No original windows remain, but traces of an oriel window have been found; another is believed to have existed near the present window in the eastern face. A large chimney-stack was added in the 16th century when the upper storey was added and the building ceased to be an open hall house. Cellars existed until the 1960s, when they were filled in after they flooded.

===Hidden rooms===
The discovery of secret rooms during the renovations of 1881 led to much speculation. Evidence suggests that they were used first by Roman Catholic priests during the Reformation—either as a safe hiding place or as a venue for secret services during the time when public Roman Catholic worship was banned. The locally popular allegation that the building was also used by smugglers is also believed to be true: smugglers from nearby Copthorne—a notorious centre of such activity—are thought to have based themselves there in the 18th and early 19th centuries.

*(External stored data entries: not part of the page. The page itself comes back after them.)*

static std::atomic<int> g_twaves_override{0}, g_rwbricks_override{0};
static int tile_waves() {
    static int v = [] { const char* e = getenv("SDFK_TWAVES"); int t = e ? atoi(e) : 4; return (t >= 1 && t <= 16) ? t : 4; }();
    const int o = g_twaves_override.load();
    return o ? o : v;
}
static int tile_wbricks() {
    static int v = [] {
        const char* e = getenv("SDFK_WBRICKS");
        int t = e ? atoi(e) : 4;
        if (t < 1 || t > 32) t = 4;
        return t;
    }();
    return v;
}
static int tile_points() { return tile_waves() * tile_wbricks() * 128; }
static std::atomic<int> g_rwaves_override{0};
static int rows_waves(const sdfk_program*) {
    if (const int o = g_rwaves_override.load()) return o;
    return 4;
}
static int rows_wbricks(const sdfk_program* p);
static long long big_program_limit() {
    static const long long v = [] {
        const char* e = getenv("SDFK_BIG_PROGRAM");
        const long long t = e ? atoll(e) : 300;
        return t > 0 ? t : 300;
    }();
    return v;
}
static int rows_geo(const sdfk_program* p) {
    const bool big = p && !p->chain_mode && (long long)(p->code.size() / 2) > big_program_limit();
    return rows_wbricks(p) | (rows_waves(p) << 4) | (big ? 1 << 16 : 0);
}
static int rows_wbricks(const sdfk_program* p) {
    static int forced = [] { const char* e = getenv("SDFK_RWBRICKS"); int t = e ? atoi(e) : 0; return (t >= 1 && t <= 16) ? t : 0; }();
    if (const int o = g_rwbricks_override.load()) return o;
    if (forced) return forced;
    if (p && p->chain_mode) return p->chain_members <= 64 ? 2 : 1;
    return 2;
}
struct RowGeom {
    unsigned L, nchunk, nbricks;
    long long R;
    long long row0;
    int yrows;
    unsigned prow, seg0, nb0, bpp;
    unsigned inv_nchunk, inv_bpp;
};
static bool rows_geometry(long long n, long long row_len, RowGeom* g, long long plane_rows = 0, long long plane_phase = 0,
                          bool planes_on = false) {
    if (row_len < 32 || row_len > 0x7fffffffLL || n <= 0 || n % row_len != 0) return false;
    const long long R = n / row_len, brows = 16;
    const long long nchunk = (row_len % 32 == 0) ? row_len / 32 : (row_len + 62) / 32;
    long long prow = plane_rows, seg0 = 0;
    static const bool plane_blocks = [] { const char* e = getenv("SDFK_PLANE_BLOCKS"); return e && e[0] == '1'; }();
    if (!(plane_blocks || planes_on) || prow <= 0 || prow >= R || prow > 0x7fffffffLL) {
        prow = R > 0x7fffffffLL ? 0 : R;
        if (prow == 0) return false;
    } else if (plane_phase > 0) {
        seg0 = std::min(R, (prow - plane_phase % prow) % prow);
    }
    const long long nb0 = (seg0 + brows - 1) / brows, bpp = (prow + brows - 1) / brows;
    const long long planes = (R - seg0 + prow - 1) / prow;
    const long long nb = nchunk * (nb0 + planes * bpp);
    if (nb > 0x7fffffffLL - 1024) return false;
    g->L = (unsigned)row_len;
    g->nchunk = (unsigned)nchunk;
    g->nbricks = (unsigned)nb;
    g->R = R;
    g->row0 = 0;
    g->yrows = 0;
    g->prow = (unsigned)prow;
    g->seg0 = (unsigned)seg0;
    g->nb0 = (unsigned)nb0;
    g->bpp = (unsigned)bpp;
    g->inv_nchunk = (unsigned)std::min<unsigned long long>(0xffffffffull, (1ull << 32) / (unsigned long long)nchunk);
    g->inv_bpp = (unsigned)std::min<unsigned long long>(0xffffffffull, (1ull << 32) / (unsigned long long)bpp);
    return true;
}
static int tile_threads() { return 64 * tile_waves(); }
static std::string rtc_cache_dir() {
    static const std::string dir = [] {
        std::string d;
        if (const char* e = getenv("SDFK_CACHE_DIR")) {
            d = e;
            if (d.empty() || d == "off" || d == "0") return std::string();
        } else if (const char* x = getenv("XDG_CACHE_HOME"); x && *x) {
            d = std::string(x) + "/sdfk";
        } else if (const char* h = getenv("HOME"); h && *h) {
            (void)mkdir((std::string(h) + "/.cache").c_str(), 0700);
            d = std::string(h) + "/.cache/sdfk";
        } else {
            return std::string();
        }
        (void)mkdir(d.c_str(), 0700);
        return d;
    }();
    return dir;
}
static std::string rtc_cache_path(const std::string& src, const std::string& opts) {
    const std::string dir = rtc_cache_dir();
    if (dir.empty()) return std::string();
    int major = 0, minor = 0;
    (void)hiprtcVersion(&major, &minor);
    unsigned long long h = 1469598103934665603ull;
    auto mix = [&](const std::string& t) {
        for (unsigned char c : t) {
            h ^= c;
            h *= 1099511628211ull;
        }
    };
    mix(src);
    mix(opts);
    mix(std::to_string(major) + "." + std::to_string(minor) + "/abi" + std::to_string(SDFK_ABI_VERSION));
    char name[96];
    snprintf(name, sizeof name, "/sdfk-%016llx-%zu.co", h, src.size());
    return dir + name;
}
static const unsigned long long kCacheMagic = 0x53444643'4f424a31ull;
static unsigned long long fnv1a(const char* p, size_t n) {
    unsigned long long h = 1469598103934665603ull;
    for (size_t i = 0; i < n; ++i) {
        h ^= (unsigned char)p[i];
        h *= 1099511628211ull;
    }
    return h;
}
static bool rtc_cache_read(const std::string& path, std::vector<char>* out) {
    if (path.empty()) return false;
    FILE* f = fopen(path.c_str(), "rb");
    if (!f) return false;
    bool ok = false;
    if (fseek(f, 0, SEEK_END) == 0) {
        const long size = ftell(f);
        if (size > 24 && fseek(f, 0, SEEK_SET) == 0) {
            out->resize((size_t)size);
            ok = fread(out->data(), 1, (size_t)size, f) == (size_t)size;
            if (ok) {
                unsigned long long tr[3];
                memcpy(tr, out->data() + size - 24, 24);
                ok = tr[0] == kCacheMagic && tr[1] == (unsigned long long)(size - 24) && tr[2] == fnv1a(out->data(), (size_t)size - 24);
                out->resize((size_t)size - 24);
            }
        }
    }
    fclose(f);
    if (!ok) {
        out->clear();
        (void)remove(path.c_str());
    } else {
        (void)utimes(path.c_str(), nullptr);
    }
    return ok;
}
static void rtc_cache_evict(const std::string& dir) {
    static const long long cap = [] {
        const char* e = getenv("SDFK_CACHE_MAX_MB");
        const long long v = e ? atoll(e) : 512;
        return (v > 0 ? v : 512) * (1ll << 20);
    }();
// ... 760 lines not shown
    DevState* d = nullptr;
    int rc = ensure_resident(p, device, stream, &d);
    if (rc) return rc;

    long long n4 = vec_ok ? (n / 4) * 4 : 0;
    long long tail = n - n4;

    static const long long spec_limit = [] {
        const char* e = getenv("SDFK_SPECIALIZE_LIMIT");
        const long long v = e ? atoll(e) : 1200;
        return v > 0 ? v : 1200;
    }();
    static const long long rows_limit = [] {
        const char* e = getenv("SDFK_ROWS_LIMIT");
        const long long v = e ? atoll(e) : 1200;
        return v > 0 ? v : 1200;
    }();
    if (mode == SDFK_MODE_AUTO && (long long)(p->code.size() / 2) > spec_limit && p->interp_ok && !p->chain_mode && !d_flags)
        mode = SDFK_MODE_INTERPRET;

    RowGeom rg;
    int flavour = arr ? SDFK_FL_PLAIN_ARRAY : SDFK_FL_PLAIN_GRID;
    const long long grow = grid ? (grid->n2 > 1 ? (long long)grid->n2 : (long long)grid->n1) : 0;
    if (!p->sites.empty() && mode != SDFK_MODE_NOCULL && mode != SDFK_MODE_INTERPRET) {
        if (arr && rows_geometry(n, row_len, &rg, (flat || d_flags) ? 0 : plane_rows, plane_phase, p->chain_mode))
            flavour = (flat || xy) ? SDFK_FL_ROWS2D_ARRAY : SDFK_FL_ROWS_ARRAY;
        else if (arr && vec_ok && !p->chain_mode && !d_flags && !xy) flavour = SDFK_FL_TILE_ARRAY;
        else if (grid && grid->start % grow == 0 &&
                 rows_geometry(n, grow, &rg, (grid->n2 > 1 && !d_flags) ? (long long)grid->n1 : 0,
                               grid->n2 > 1 ? (grid->start / grow) % (long long)grid->n1 : 0, p->chain_mode))
            flavour = grid->n2 > 1 ? SDFK_FL_ROWS_GRID : SDFK_FL_ROWS2D_GRID;
        else if (grid && vec_ok && !p->chain_mode && !d_flags) flavour = SDFK_FL_TILE_GRID;
        if (!p->chain_mode && (long long)(p->code.size() / 2) > rows_limit &&
            (flavour == SDFK_FL_ROWS_ARRAY || flavour == SDFK_FL_ROWS2D_ARRAY || flavour == SDFK_FL_ROWS_GRID || flavour == SDFK_FL_ROWS2D_GRID)) {
            const bool is_arr = arr != nullptr;
            if (vec_ok && !d_flags && !xy) flavour = is_arr ? SDFK_FL_TILE_ARRAY : SDFK_FL_TILE_GRID;
            else if (!d_flags) flavour = is_arr ? SDFK_FL_PLAIN_ARRAY : SDFK_FL_PLAIN_GRID;
        }
    }
    std::shared_ptr<SpecModule> sk;
    if (mode != SDFK_MODE_INTERPRET) {
        static const bool async_jit = [] { const char* e = getenv("SDFK_ASYNC_JIT"); return !(e && e[0] == '0'); }();
        const bool wait = mode != SDFK_MODE_AUTO || !p->interp_ok || !async_jit;
        std::string err;
        sk = get_module(p, device, flavour, wait, &err, (d_flags ? 1 : 0) | (xy ? 2 : 0));
        if (sk && sk->failed) {
            if (mode == SDFK_MODE_SPECIALIZED || !p->interp_ok)
                return fail(-3, "specialised kernel unavailable: " + err);
            static bool warned = false;
            if (!warned) {
                fprintf(stderr, "[sdfk] hiprtc specialisation failed, using the interpreter kernel: %s\n", err.c_str());
                warned = true;
            }
            sk.reset();
        }
    }
    if (!sk && !p->interp_ok)
        return fail(-4, "program needs more registers than the interpreter kernel has (use the specialised mode)");

    const float* prm = d->d_params;
    const float* tab = d->d_tables;
    if (sk) {
        if (flavour == SDFK_FL_ROWS_ARRAY || flavour == SDFK_FL_ROWS_GRID || flavour == SDFK_FL_ROWS2D_ARRAY ||
            flavour == SDFK_FL_ROWS2D_GRID) {
            const unsigned per_tile = (unsigned)(rows_waves(p) * rows_wbricks(p));
            const unsigned tiles = ((rg.nbricks + per_tile - 1) / per_tile + 127u) & ~127u;
            const unsigned rthreads = 64u * (unsigned)rows_waves(p);
            CellsArg cells{};
            const bool with_cells = p->chain_mode && sk->fn[1] != nullptr;
            if (arr) {
                const float* co = arr->co;
                long long stride = arr->stride;
                if (with_cells) {
                    void* src[] = {&co, &stride};
                    rc = prepare_cells(p, d, sk->fn[1], rg, src, 2, prm, tab, stream, &cells);
                    if (rc) return rc;
                }
                void* args[] = {&prm, &tab, &co, &stride, &rg, &d_out, &d_flags, &thr_key, &cells};
                HIPCHK(hipModuleLaunchKernel(sk->fn[0], tiles, 1, 1, rthreads, 1, 1, 0, stream, args, nullptr));
            } else {
                SrcGrid g = *grid;
                rg.row0 = grid->start / grow;
                rg.yrows = grid->n2 > 1 ? 0 : 1;
                if (with_cells) {
                    void* src[] = {&g};
                    rc = prepare_cells(p, d, sk->fn[1], rg, src, 1, prm, tab, stream, &cells);
                    if (rc) return rc;
                }
                void* args[] = {&prm, &tab, &g, &rg, &d_out, &d_flags, &thr_key, &cells};
                HIPCHK(hipModuleLaunchKernel(sk->fn[0], tiles, 1, 1, rthreads, 1, 1, 0, stream, args, nullptr));
            }
            return 0;
        }
        if (flavour == SDFK_FL_TILE_ARRAY || flavour == SDFK_FL_TILE_GRID) {
            const unsigned tiles = (unsigned)((n + tile_points() - 1) / tile_points());
            if (arr) {
                const float* co = arr->co;
                long long stride = arr->stride;
                void* args[] = {&prm, &tab, &co, &stride, &n, &d_out};
                HIPCHK(hipModuleLaunchKernel(sk->fn[0], tiles, 1, 1, tile_threads(), 1, 1, 0, stream, args, nullptr));
            } else {
                SrcGrid g = *grid;
                void* args[] = {&prm, &tab, &g, &n, &d_out};
                HIPCHK(hipModuleLaunchKernel(sk->fn[0], tiles, 1, 1, tile_threads(), 1, 1, 0, stream, args, nullptr));
            }
            return 0;
        }
        if (arr) {
            const float* co = arr->co;
            long long stride = arr->stride;
            if (n4) {
                long long off = 0;
                void* args[] = {&prm, &tab, &co, &stride, &off, &n4, &d_out, &aux, &aux_stride, &d_flags, &thr_key};
                HIPCHK(hipModuleLaunchKernel(sk->fn[0], blocks_for(n4, 4), 1, 1, SDFK_BLOCK, 1, 1, 0, stream, args,
                                             nullptr));
            }
            if (tail) {
                long long off = n4;
                void* args[] = {&prm, &tab, &co, &stride, &off, &tail, &d_out, &aux, &aux_stride, &d_flags, &thr_key};
                HIPCHK(hipModuleLaunchKernel(sk->fn[1], blocks_for(tail, 1), 1, 1, SDFK_BLOCK, 1, 1, 0, stream, args,
                                             nullptr));
            }
        } else {
            SrcGrid g = *grid;
            if (n4) {
                long long off = 0;
                void* args[] = {&prm, &tab, &g, &off, &n4, &d_out, &aux, &aux_stride, &d_flags, &thr_key};
                HIPCHK(hipModuleLaunchKernel(sk->fn[0], blocks_for(n4, 4), 1, 1, SDFK_BLOCK, 1, 1, 0, stream, args,
                                             nullptr));
            }
            if (tail) {
                long long off = n4;
                void* args[] = {&prm, &tab, &g, &off, &tail, &d_out, &aux, &aux_stride, &d_flags, &thr_key};
                HIPCHK(hipModuleLaunchKernel(sk->fn[1], blocks_for(tail, 1), 1, 1, SDFK_BLOCK, 1, 1, 0, stream, args,
                                             nullptr));
            }
        }
        return 0;
    }
    if (d_flags) return fail(-3, "fused selection needs the specialised kernels");
    const int n_instr = (int)(p->code.size() / 2);
    const long long zero = 0;
    auto launch = [&](auto src, int vec, long long off, long long cnt) {
        using SRC = decltype(src);
        const dim3 grid(blocks_for(cnt, vec)), block(SDFK_BLOCK);
#define SDFK_INTERP_GO(VEC, NC, NV) hipLaunchKernelGGL((sdfk_interp_kernel<VEC, NC, NV, SRC>), grid, block, 0, stream, d->d_code, \
                                                        n_instr, prm, tab, src, off, cnt, d_out, p->result_reg, aux, aux_stride)
        if (vec == 4) {
            if (p->interp_small) SDFK_INTERP_GO(4, SDFK_NC_SMALL, SDFK_NV_SMALL);
            else SDFK_INTERP_GO(4, SDFK_NC, SDFK_NV);
        } else {
            if (p->interp_small) SDFK_INTERP_GO(1, SDFK_NC_SMALL, SDFK_NV_SMALL);
            else SDFK_INTERP_GO(1, SDFK_NC, SDFK_NV);
        }
#undef SDFK_INTERP_GO
    };
    if (arr) {
        if (n4) launch(*arr, 4, zero, n4);
        if (tail) launch(*arr, 1, n4, tail);
    } else {
        if (n4) launch(*grid, 4, zero, n4);
        if (tail) launch(*grid, 1, n4, tail);
    }
    HIPCHK(hipGetLastError());
    return 0;
}
// ... 82 lines not shown
    DevState* d = nullptr;
    int rc = ensure_resident(p, device, stream, &d);
    if (rc) return rc;
    std::string err;
    std::shared_ptr<SpecModule> sk = get_module(p, device, SDFK_FL_ROWS_MASK, true, &err);
    if (!sk || sk->failed) return fail(-3, "specialised kernel unavailable: " + err);
    const float* prm = d->d_params;
    const float* tab = d->d_tables;
    long long stride = row_stride;
    void* args[] = {&prm, &tab, &d_co, &stride, &rg, &d_masks};
    const unsigned per_tile = (unsigned)(rows_waves(p) * rows_wbricks(p));
    HIPCHK(hipModuleLaunchKernel(sk->fn[0], (rg.nbricks + per_tile - 1) / per_tile, 1, 1, 64 * rows_waves(p), 1, 1, 0, stream,
                                 args, nullptr));
    return 0;
}
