# wthanone/kmerLSH

Hardware: AMD Instinct MI355X
Metric: k-mers·iterations/sec (LSH+cluster loop), 10M k-mers × 64 samples (higher is better)
Workload: dtype f32

## Files before the change

kmerlsh_amd/csrc/klsh_engine.cpp:

```cpp
#include <hip/hip_runtime.h>
#include <stdint.h>
#include <stdio.h>
#include <stdlib.h>
#include <stddef.h>
#include <string.h>

#include <algorithm>
#include <array>
#include <atomic>
#include <cstring>
#include <chrono>
#include <cmath>
#include <deque>
#include <functional>
#include <numeric>
#include <string>
#include <thread>
#include <vector>

#include "klsh.h"
#include "klsh_comm.h"
#include "klsh_internal.h"

extern "C" {
// ... 1668 lines not shown
  KLSH_HIP(hipSetDevice(ctx->device));
  std::string err;
  klsh::Comm* c = klsh::make_rccl_comm(rank, world, id, ctx->device, &err);
  if (!c) return fail(KLSH_E_HIP, err);
  c->timeout_s = ctx->comm_timeout_s;
  ctx->release_shard();
  delete ctx->comm;
  ctx->comm = c;
  return 0;
}

int klsh_comm_init_local(klsh_ctx** ctxs, int world) {
  if (!ctxs || world < 1 || world > klsh::kMaxRanks) return fail(KLSH_E_ARG, "bad argument");
  for (int r = 0; r < world; ++r)
    if (!ctxs[r]) return fail(KLSH_E_ARG, "null context");
  std::vector<klsh::Comm*> cs(world);
  klsh::make_local_comms(world, cs.data());
  for (int r = 0; r < world; ++r) {
    ctxs[r]->release_shard();
    delete ctxs[r]->comm;
    ctxs[r]->comm = cs[r];
  }
  return 0;
}
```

There were three secret rooms: one on the upper storey between two of the bedrooms, another behind a fireplace in the kitchen of the 14th-century part of the building, and a third under the floor by another fireplace. The first of these rooms, which measured 36 sqft, was accessed through a trapdoor in the floor. A meat hook hanging from the ceiling of a passageway near the main kitchen had to be pulled in a certain direction to unlock the trapdoor. The room under the floor was reached in a similarly awkward way: if a carving above the mantelpiece was twisted in a certain way, the fireplace would move outwards to reveal a set of steps leading down to the hiding place. All of the hidden rooms have now been removed or filled in.